Al principio no había políticas de reciclado que los contemplaran. Por eso, debieron organizarse y luchar por su reconocimiento. Fue un camino largo, atravesado por asambleas, manifestaciones y la construcción de cooperativas que reemplazaron el asistencialismo por un sistema de trabajo estable. El reconocimiento al movimiento cartonero en Buenos Aires fue posible gracias a una combinación de factores: visibilidad mediática, apoyo de organizaciones sociales, sensibilización de la ciudadanía y, finalmente, políticas públicas que empezaron a incluirlos.

El primer gran paso se dio en 2002, cuando la Legislatura porteña aprobó la Ley 992, que reconoció la tarea de los recuperadores de residuos reciclables. Tres años más tarde llegó la Ley de Gestión Integral de Residuos Sólidos Urbanos, más conocida como Ley de Basura Cero (1.854), cuyo objetivo era reducir de manera gradual la cantidad de basura enviada a rellenos sanitarios. Su sanción no solo impulsó la conciencia ambiental, sino que estableció que la labor de los cartoneros era parte esencial del servicio de higiene urbana, rebautizándolos oficialmente como “recuperadores”.
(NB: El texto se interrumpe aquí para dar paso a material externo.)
diff --git a/luciddreamer_amd/csrc/render_fwd.hip b/luciddreamer_amd/csrc/render_fwd.hip
--- a/luciddreamer_amd/csrc/render_fwd.hip
+++ b/luciddreamer_amd/csrc/render_fwd.hip
@@ -8,10 +8,15 @@
 constexpr int NWAVES = THREADS / 64;
 constexpr int BATCH = 256;
 
-struct PixState { float T, Cr, Cg, Cb, D, acc; uint32_t last; };
-
-template <bool STRICT>
-__device__ __forceinline__ void fwd_pixel(PixState& p, uint64_t& done, const float qA, const float qB, const float qC,
+template <bool DEPTH_OUT> struct PixState;
+template <> struct PixState<true> { float T, Cr, Cg, Cb, D, acc; uint32_t last; };
+template <> struct PixState<false> { float T, Cr, Cg, Cb; uint32_t last; };
+template <bool DEPTH_OUT> __device__ __forceinline__ PixState<DEPTH_OUT> pix_state_init();
+template <> __device__ __forceinline__ PixState<true> pix_state_init<true>() { return PixState<true>{ 1.0f, 0.f, 0.f, 0.f, 0.f, 0.000001f, 0u }; }
+template <> __device__ __forceinline__ PixState<false> pix_state_init<false>() { return PixState<false>{ 1.0f, 0.f, 0.f, 0.f, 0u }; }
+
+template <bool STRICT, bool DEPTH_OUT>
+__device__ __forceinline__ void fwd_pixel(PixState<DEPTH_OUT>& p, uint64_t& done, const float qA, const float qB, const float qC,
                                           const float r0, const float r1,
                                           const float dx, const float op, const float cr, const float cg, const float cb,
                                           const float depth, const uint32_t pos0)
@@ -25,7 +30,8 @@
     const bool use = __builtin_amdgcn_inverse_ballot_w64(pass & ~low_T);
     done |= stop;
     const float wgt = use ? alpha * p.T : 0.f;
-    p.Cr += cr * wgt; p.Cg += cg * wgt; p.Cb += cb * wgt; p.D += depth * wgt; p.acc += wgt;
+    p.Cr += cr * wgt; p.Cg += cg * wgt; p.Cb += cb * wgt;
+    if constexpr (DEPTH_OUT) { p.D += depth * wgt; p.acc += wgt; }
     p.T = use ? test_T : p.T;
     if (stop != 0ull) {
         asm volatile("");
@@ -33,7 +39,8 @@
     }
 }
 
-__device__ __forceinline__ void fwd_step(PixState& p, uint64_t& done, const float alpha, const float power, const uint64_t enable,
+template <bool DEPTH_OUT>
+__device__ __forceinline__ void fwd_step(PixState<DEPTH_OUT>& p, uint64_t& done, const float alpha, const float power, const uint64_t enable,
                                          const float cr, const float cg, const float cb, const float depth, const uint32_t pos0)
 {
     const float test_T = p.T * (1.0f - alpha);
@@ -43,13 +50,14 @@
     const bool use = __builtin_amdgcn_inverse_ballot_w64(pass & ~low_T);
     done |= stop;
     const float wgt = use ? alpha * p.T : 0.f;
-    p.Cr += cr * wgt; p.Cg += cg * wgt; p.Cb += cb * wgt; p.D += depth * wgt; p.acc += wgt;
+    p.Cr += cr * wgt; p.Cg += cg * wgt; p.Cb += cb * wgt;
+    if constexpr (DEPTH_OUT) { p.D += depth * wgt; p.acc += wgt; }
     p.T = use ? test_T : p.T;
     p.last = __builtin_amdgcn_inverse_ballot_w64(stop) ? pos0 : p.last;
 }
 
 constexpr int PAIR_MIN_LIST = 1024;
-template <bool STRICT, bool PAIR>
+template <bool STRICT, bool PAIR, bool DEPTH_OUT>
 __global__ void __launch_bounds__(THREADS)
 k_render_fwd(int W, int H, int gx, int num_tiles, int tile_map, const uint2* __restrict__ ranges,
              const uint32_t* __restrict__ point_list, const uint32_t* __restrict__ list_gid,
@@ -79,7 +87,7 @@
     const uint2 range = ranges[tile];
     const int total = (int)(range.y - range.x);
 
-    PixState A = { 1.0f, 0.f, 0.f, 0.f, 0.f, 0.000001f, 0u };
+    PixState<DEPTH_OUT> A = pix_state_init<DEPTH_OUT>();
     uint64_t done = __builtin_amdgcn_ballot_w64(!inside);
     bool wave_done = done == ~0ull;
 
@@ -147,8 +155,8 @@
                     float alpha0 = fminf(0.99f, b0.y * gauss_weight<STRICT>(a0.z, a0.w, b0.x, r00, r01, a0.x - pxf, power0));
                     float alpha1 = fminf(0.99f, b1.y * gauss_weight<STRICT>(a1.z, a1.w, b1.x, r10, r11, a1.x - pxf, power1));
                     asm volatile("" : "+v"(alpha0), "+v"(alpha1), "+v"(power0), "+v"(power1));
-                    fwd_step(A, done, alpha0, power0, ~0ull, c0.x, c0.y, c0.z, b0.z, (uint32_t)(base + j0));
-                    fwd_step(A, done, alpha1, power1, two ? ~0ull : 0ull, c1.x, c1.y, c1.z, b1.z, (uint32_t)(base + j1));
+                    fwd_step<DEPTH_OUT>(A, done, alpha0, power0, ~0ull, c0.x, c0.y, c0.z, b0.z, (uint32_t)(base + j0));
+                    fwd_step<DEPTH_OUT>(A, done, alpha1, power1, two ? ~0ull : 0ull, c1.x, c1.y, c1.z, b1.z, (uint32_t)(base + j1));
                 }
             } else
             while (mask) {
@@ -162,7 +170,7 @@
                 const float dy = a.y - pyf;
                 float r0, r1;
                 gauss_row<STRICT>(a.w, b.x, dy, r0, r1);
-                fwd_pixel<STRICT>(A, done, a.z, a.w, b.x, r0, r1, a.x - pxf, b.y, c.x, c.y, c.z, b.z, pos0);
+                fwd_pixel<STRICT, DEPTH_OUT>(A, done, a.z, a.w, b.x, r0, r1, a.x - pxf, b.y, c.x, c.y, c.z, b.z, pos0);
             }
             if (done == ~0ull) { wave_done = true; break; }
         }
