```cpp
hipError_t launch_field_fwd_reg(const FieldArgs& a, bool save, hipStream_t st) {
  const int tiles = (a.M + RM - 1) / RM;
  if (save)
    hipLaunchKernelGGL((k_field_fwd_reg<true, false>), dim3(tiles), dim3(64), 0, st, a, QuerySrc{});
  else if (a.pts_dbg || a.gp_dbg)
    hipLaunchKernelGGL((k_field_fwd_reg<false, true>), dim3(tiles), dim3(64), 0, st, a, QuerySrc{});
  else
    hipLaunchKernelGGL((k_field_fwd_reg<false, false>), dim3(tiles), dim3(64), 0, st, a, QuerySrc{});
  return hipGetLastError();
}

hipError_t launch_query_grad_fwd(const FieldArgs& a, const QuerySrc& q, bool rgb, hipStream_t st) {
  if (a.M <= 0) return hipSuccess;
  const unsigned tiles = (unsigned)(((long long)a.M + RM - 1) / RM);
  if (rgb)
    hipLaunchKernelGGL((k_field_fwd_reg<false, false, SRC_POINTS, true, true>), dim3(tiles), dim3(64), 0, st, a, q);
  else
    hipLaunchKernelGGL((k_field_fwd_reg<false, false, SRC_POINTS, false, true>), dim3(tiles), dim3(64), 0, st, a, q);
  return hipGetLastError();
}

hipError_t launch_query_reg(const FieldArgs& a, const QuerySrc& q, bool rgb, hipStream_t st) {
  if (a.M <= 0) return hipSuccess;
  const unsigned tiles = (unsigned)(((long long)a.M + RM - 1) / RM);
  if (q.points == nullptr)
    hipLaunchKernelGGL((k_field_fwd_reg<false, false, SRC_LATTICE, false>), dim3(tiles), dim3(64), 0, st, a, q);
  else if (rgb)
    hipLaunchKernelGGL((k_field_fwd_reg<false, false, SRC_POINTS, true>), dim3(tiles), dim3(64), 0, st, a, q);
  else
    hipLaunchKernelGGL((k_field_fwd_reg<false, false, SRC_POINTS, false>), dim3(tiles), dim3(64), 0, st, a, q);
  return hipGetLastError();
}

}
```

Baseline: 713,400.

## Offload ReLU to LDS atomic-max ops interleaved with MFMA chains

Replaces the VALU ReLU on layer inputs in the non-saving forward with a round-trip through LDS. Values are stored, clamped with workgroup-scope atomic max against zero, then read back. These DS ops are interleaved between MFMA instructions using sched_group_barrier, including pre-activating the head of the next layer. The aim is to take VALU work off the MFMA issue path and hide it under matrix-core latency. In exchange it adds LDS traffic, shared memory use and fragile scheduling constraints.

```diff
diff --git a/nerf-tiny_amd/csrc/field_fwd_reg.hip b/nerf-tiny_amd/csrc/field_fwd_reg.hip
--- a/nerf-tiny_amd/csrc/field_fwd_reg.hip
+++ b/nerf-tiny_amd/csrc/field_fwd_reg.hip
@@ -1,8 +1,17 @@
 #include "field_common.h"
+#include <type_traits>
 
 namespace nerf {
 
 constexpr int RM = 32;
+
+template <int I0, int I1, class F>
+__device__ __forceinline__ void static_for(F&& f) {
+  if constexpr (I0 < I1) {
+    f(std::integral_constant<int, I0>{});
+    static_for<I0 + 1, I1>(f);
+  }
+}
 
 template <int NFT>
 struct WStage {
@@ -19,16 +28,48 @@
 
 __device__ __forceinline__ float f4c(const float4& v, int c) { return c == 0 ? v.x : (c == 1 ? v.y : (c == 2 ? v.z : v.w)); }
 
+typedef int lds_i32 __attribute__((address_space(3), may_alias));
+typedef int i32x4v __attribute__((ext_vector_type(4), may_alias));
+typedef __attribute__((address_space(3))) i32x4v lds_i32x4;
+constexpr int RELU_LDS_DWORDS = 2 * 4 * 64 * 4;
+struct ReluLds {
+  lds_i32* w;
+  lds_i32* m[4];
+};
+__device__ __forceinline__ ReluLds relu_lds(lds_i32* base, int lane) {
+  ReluLds L;
+  L.w = base + 4 * lane;
+#pragma unroll
+  for (int c = 0; c < 4; ++c) L.m[c] = base + 4 * lane + ((c + (lane >> 3)) & 3);
+  return L;
+}
+template <typename DST>
+__device__ __forceinline__ void relu_lds_op(const ReluLds& L, const f32x16& src, DST& dst, int dst0, int slot, int i) {
+  const int g = i / 6, j = i - 6 * g, off = (slot * 4 + g) * 256;
+  if (j == 0) {
+    const i32x4v v = {__float_as_int(src[4 * g]), __float_as_int(src[4 * g + 1]), __float_as_int(src[4 * g + 2]), __float_as_int(src[4 * g + 3])};
+    *reinterpret_cast<lds_i32x4*>(L.w + off) = v;
+  } else if (j < 5) {
+    __hip_atomic_fetch_max(L.m[j - 1] + off, 0, __ATOMIC_RELAXED, __HIP_MEMORY_SCOPE_WORKGROUP);
+  } else {
+    const i32x4v v = *reinterpret_cast<lds_i32x4*>(L.w + off);
+#pragma unroll
+    for (int c = 0; c < 4; ++c) dst[dst0 + c] = __int_as_float(v[c]);
+  }
+}
+
 struct SaveIn {
   float* rows;
   uint16_t* mask;
 };
 
-template <int KB, int NFT, int NKB, int NNFT, bool ZERO_INIT, bool RELU_IN, int SAVE = 0>
+template <int KB, int NFT, int NKB, int NNFT, bool ZERO_INIT, bool RELU_IN, int SAVE = 0, bool LDS_RELU = false, bool NEXT_RELU = false>
 __device__ __forceinline__ void reg_layer(const int seg, const int next_seg , int lane,
                                           const f32x16* prev, f32x16* acc, WStage<8>& st0, const float* bv,
-                                          const SaveIn sv, const RegBuf& rb) {
+                                          const SaveIn sv, const RegBuf& rb, const ReluLds& rl, f32x4v& head) {
+  static_assert(!(LDS_RELU || NEXT_RELU) || SAVE != 1, "the saving forward keeps the VALU ReLU");
   constexpr int KT = KB / 4;
+  constexpr bool LR = LDS_RELU && RELU_IN;
   WStage<8> st1;
   const f32x16 zero = {0.f, 0.f, 0.f, 0.f, 0.f, 0.f, 0.f, 0.f, 0.f, 0.f, 0.f, 0.f, 0.f, 0.f, 0.f, 0.f};
   if (bv != nullptr) {
@@ -37,7 +78,31 @@
     for (int f = 0; f < NFT; ++f) acc[f] = __builtin_amdgcn_mfma_f32_32x32x2f32(bv[f], one_h0, zero, 0, 0, 0);
   }
   f32x16 tin[2];
+  if constexpr (LR) {
+#pragma unroll
+    for (int c = 0; c < 4; ++c) tin[0][c] = head[c];
+    if (bv != nullptr) {
+#pragma unroll
+      for (int i = 6; i < 14; ++i) relu_lds_op(rl, prev[0], tin[0], 4 * (i / 6), 0, i);
+#pragma unroll
+      for (int i = 6; i < 14; ++i) {
+        __builtin_amdgcn_sched_group_barrier(0x008, 1, 0);
+        __builtin_amdgcn_sched_group_barrier(0x080, 1, 0);
+      }
+    }
+  }
+  [[maybe_unused]] const int lr0 = (bv != nullptr) ? 14 : 6;
+  auto mask_word = [&](int t) {
+    unsigned bits = 0;
+#pragma unroll
+    for (int r = 0; r < 16; ++r) bits |= (prev[t][r] > 0.f) ? (1u << r) : 0u;
+    sv.mask[((t & 1) * 2) * 256 + (t >> 1) * 64] = (uint16_t)bits;
+  };
   auto activate = [&](int t) {
+    if constexpr (LR) {
+      if (SAVE != 0) mask_word(t);
+      return;
+    }
 #pragma unroll
     for (int r = 0; r < 16; ++r) tin[t & 1][r] = RELU_IN ? (SAVE == 1 ? fmaxf(prev[t][r], 0.f) : relu1(prev[t][r])) : prev[t][r];
 #pragma unroll
@@ -55,6 +120,7 @@
     }
   };
   activate(0);
+  if constexpr (!(LR || NEXT_RELU)) {
 #pragma unroll
   for (int kb = 0; kb < KB; ++kb) {
     WStage<8>& ld = (kb & 1) ? st0 : st1;
@@ -79,6 +145,57 @@
           acc[f] = __builtin_amdgcn_mfma_f32_32x32x2f32(f4c(cur.w[f], s), b, acc[f], 0, 0, 0);
       }
     }
+  }
+  } else {
+  auto ds0 = [&](int kt, int k4, int s, int f) { const int i = lr0 + (k4 * 4 + s) * NFT + f; return (LR && kt == 0 && i < 24) ? i : -1; };
+  auto ds1 = [&](int kt, int k4, int s, int f) { const int i = (k4 * 4 + s) * NFT + f - (NFT == 8 ? 64 : 16); return (LR && kt + 1 < KT && i >= 0 && i < 24) ? i : -1; };
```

Con el tiempo, Buenos Aires consolidó un modelo de reciclaje inclusivo que fue reconocido internacionalmente. En 2020, el Centro de Reciclaje de la Ciudad ganó el Premio Latinoamérica Verde en la categoría Manejo de Residuos Sólidos, y en 2021 obtuvo el Smart City Award, distinción que premia a las ciudades que desarrollan políticas públicas innovadoras para mejorar la vida de sus habitantes.

Hoy, el sistema oficial de recolección diferenciada está integrado por doce cooperativas que agrupan a más de 6.500 personas, distribuidas en diversas tareas: recolección en la vía pública, clasificación en plantas, transporte, mantenimiento y gestión administrativa. Este engranaje colectivo no solo mejora la limpieza urbana, sino que evita que miles de toneladas de materiales terminen enterrados en rellenos sanitarios.

La importancia del reciclaje inclusivo no se limita a lo social; su impacto ambiental es igualmente significativo. Según datos del Banco Interamericano de Desarrollo, América Latina y el Caribe generaron en 2021 cerca de 230 millones de toneladas de residuos sólidos municipales, pero apenas el 4% se recicló o aprovechó. El 41% terminó directamente en el medio ambiente, afectando la salud pública y poniendo en riesgo la sostenibilidad.

El problema es también climático. Ese mismo año, las emisiones de gases de efecto invernadero provenientes del sector de residuos alcanzaron 345,48 millones de toneladas de dióxido de carbono equivalente, principalmente metano. Este gas, segundo en importancia tras el CO₂, es uno de los más dañinos para el calentamiento global. De hecho, el sector de residuos es el tercer mayor emisor de metano de origen humano, después de la energía y la agricultura.


Cuatro ciudades latinoamericanas muestran cómo la tecnología puede transformar los servicios públicos

La Red de Innovación Local (RIL) relevó cuatro experiencias que reflejan el potencial de la tecnología para mejorar la gestión pública y poner a las personas en el centro de las soluciones. Desde plataformas que promueven la participación vecinal en la higiene urbana, sistemas inteligentes para monitorear calles y drones para emergencias, hasta inteligencia artificial para proteger el arbolado, las iniciativas muestran que la innovación va más allá de modernizar sistemas: es una oportunidad para anticipar necesidades, ampliar el acceso y fortalecer la toma de decisiones.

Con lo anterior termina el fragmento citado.